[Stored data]
┌──
+template <typename T, bool SILU, bool FUSED>
+__global__ __launch_bounds__(BOUNDARY_THREADS) void gn_apply_tokens_scalar_kernel(
+    const T* __restrict__ x, T* __restrict__ y, const float* __restrict__ mean,
+    const float* __restrict__ meansq, const T* __restrict__ w, const T* __restrict__ b, float eps,
+    int64_t hw, int C, int G) {
+    constexpr int S = BOUNDARY_SCALAR_TILE;
+    __shared__ float tile[S][S + 1];
+    const int tx = threadIdx.x & 31, ty = threadIdx.x >> 5;
+    const int64_t n = blockIdx.z;
+    const int c0 = blockIdx.y * S;
+    const int64_t p0 = (int64_t)blockIdx.x * S;
+    const int gs = C / G;
+#pragma unroll
+    for (int i = 0; i < S / 8; ++i) {
+        const int cl = ty + 8 * i;
+        const int c = c0 + cl;
+        const int64_t p = p0 + tx;
+        if (c < C && p < hw) {
+            const int g = c / gs;
+            float sc, sh;
+            gn_scale_shift<FUSED>(mean[n * G + g], meansq[n * G + g], eps,
+                                  w ? to_f32(w[c]) : 1.f, b ? to_f32(b[c]) : 0.f, sc, sh);
+            float f = gn_norm<FUSED>(to_f32(x[(n * C + c) * hw + p]), sc, sh);
+            if (SILU) f = siluf(f);
+            tile[cl][tx] = f;
+        }
+    }
+    __syncthreads();
+#pragma unroll
+    for (int i = 0; i < S / 8; ++i) {
+        const int pl = ty + 8 * i;
+        const int64_t p = p0 + pl;
+        const int c = c0 + tx;
+        if (c < C && p < hw) y[(n * hw + p) * C + c] = from_f32<T>(tile[tx][pl]);
+    }
+}
+
+template <typename T>
+__global__ __launch_bounds__(BOUNDARY_THREADS) void tokens_add_nchw_vec_kernel(
+    const T* __restrict__ y, const T* __restrict__ res, T* __restrict__ out, int64_t hw, int C,
+    int64_t rs_n, int64_t rs_c) {
+    static_assert(sizeof(T) == 2, "16-bit types only");
+    __shared__ __attribute__((aligned(16))) uint32_t tile[BT * BT / 2];
+    const int t = threadIdx.x;
+    const int64_t n = blockIdx.z;
+    const int c0 = blockIdx.y * BT;
+    const int64_t p0 = (int64_t)blockIdx.x * BT;
+    const int pv = t & 7, cp = t >> 3;
+    const int c = c0 + 2 * cp;
+    const int64_t p = p0 + pv * 8;
+    const bool live = c < C && p < hw;
+    uint4 r[2] = {uint4{0, 0, 0, 0}, uint4{0, 0, 0, 0}};
+    if (live) {
+        r[0] = *reinterpret_cast<const uint4*>(res + n * rs_n + (int64_t)c * rs_c + p);
+        r[1] = *reinterpret_cast<const uint4*>(res + n * rs_n + (int64_t)(c + 1) * rs_c + p);
+    }
+    {
+        const int q = t & 7;
+        const int ch = c0 + q * 8;
+#pragma unroll
+        for (int pass = 0; pass < 2; ++pass) {
+            const int pr = (t >> 3) + 32 * pass;
+            const int64_t pix = p0 + pr;
+            uint4 v{0, 0, 0, 0};
+            if (pix < hw && ch < C) v = *reinterpret_cast<const uint4*>(y + (n * hw + pix) * C + ch);
+            *reinterpret_cast<uint4*>(&tile[bt_chunk(pr, q)]) = v;
+        }
+    }
+    __syncthreads();
+    if (live) {
+        uint32_t d[8];
+#pragma unroll
+        for (int j = 0; j < 8; ++j) d[j] = tile[bt_dword(pv * 8 + j, cp)];
+#pragma unroll
+        for (int h = 0; h < 2; ++h) {
+            const T* re = reinterpret_cast<const T*>(&r[h]);
+            uint4 outv;
+            T* o = reinterpret_cast<T*>(&outv);
+#pragma unroll
+            for (int j = 0; j < 8; ++j) {
+                const T yv = __builtin_bit_cast(T, (uint16_t)(d[j] >> (16 * h)));
+                o[j] = from_f32<T>(to_f32(yv) + to_f32(re[j]));
+            }
+            *reinterpret_cast<uint4*>(out + (n * C + c + h) * hw + p) = outv;
+        }
+    }
+}
+
+template <typename T>
+__global__ __launch_bounds__(BOUNDARY_THREADS) void tokens_add_nchw_scalar_kernel(
+    const T* __restrict__ y, const T* __restrict__ res, T* __restrict__ out, int64_t hw, int C,
+    int64_t rs_n, int64_t rs_c) {
+    constexpr int S = BOUNDARY_SCALAR_TILE;
+    __shared__ float tile[S][S + 1];
+    const int tx = threadIdx.x & 31, ty = threadIdx.x >> 5;
+    const int64_t n = blockIdx.z;
+    const int c0 = blockIdx.y * S;
+    const int64_t p0 = (int64_t)blockIdx.x * S;
+#pragma unroll
+    for (int i = 0; i < S / 8; ++i) {
+        const int pl = ty + 8 * i;
+        const int64_t p = p0 + pl;
+        const int c = c0 + tx;
+        if (c < C && p < hw) tile[pl][tx] = to_f32(y[(n * hw + p) * C + c]);
+    }
+    __syncthreads();
+#pragma unroll
+    for (int i = 0; i < S / 8; ++i) {
+        const int cl = ty + 8 * i;
+        const int c = c0 + cl;
+        const int64_t p = p0 + tx;
+        if (c < C && p < hw)
+            out[(n * C + c) * hw + p] =
+                from_f32<T>(tile[tx][cl] + to_f32(res[n * rs_n + (int64_t)c * rs_c + p]));
+    }
+}
+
└──
- YOUR OBJECTIVE
Figure out the number of lines above in which the string "void" appears. Only the number should be given.

- FINISHED TASK
3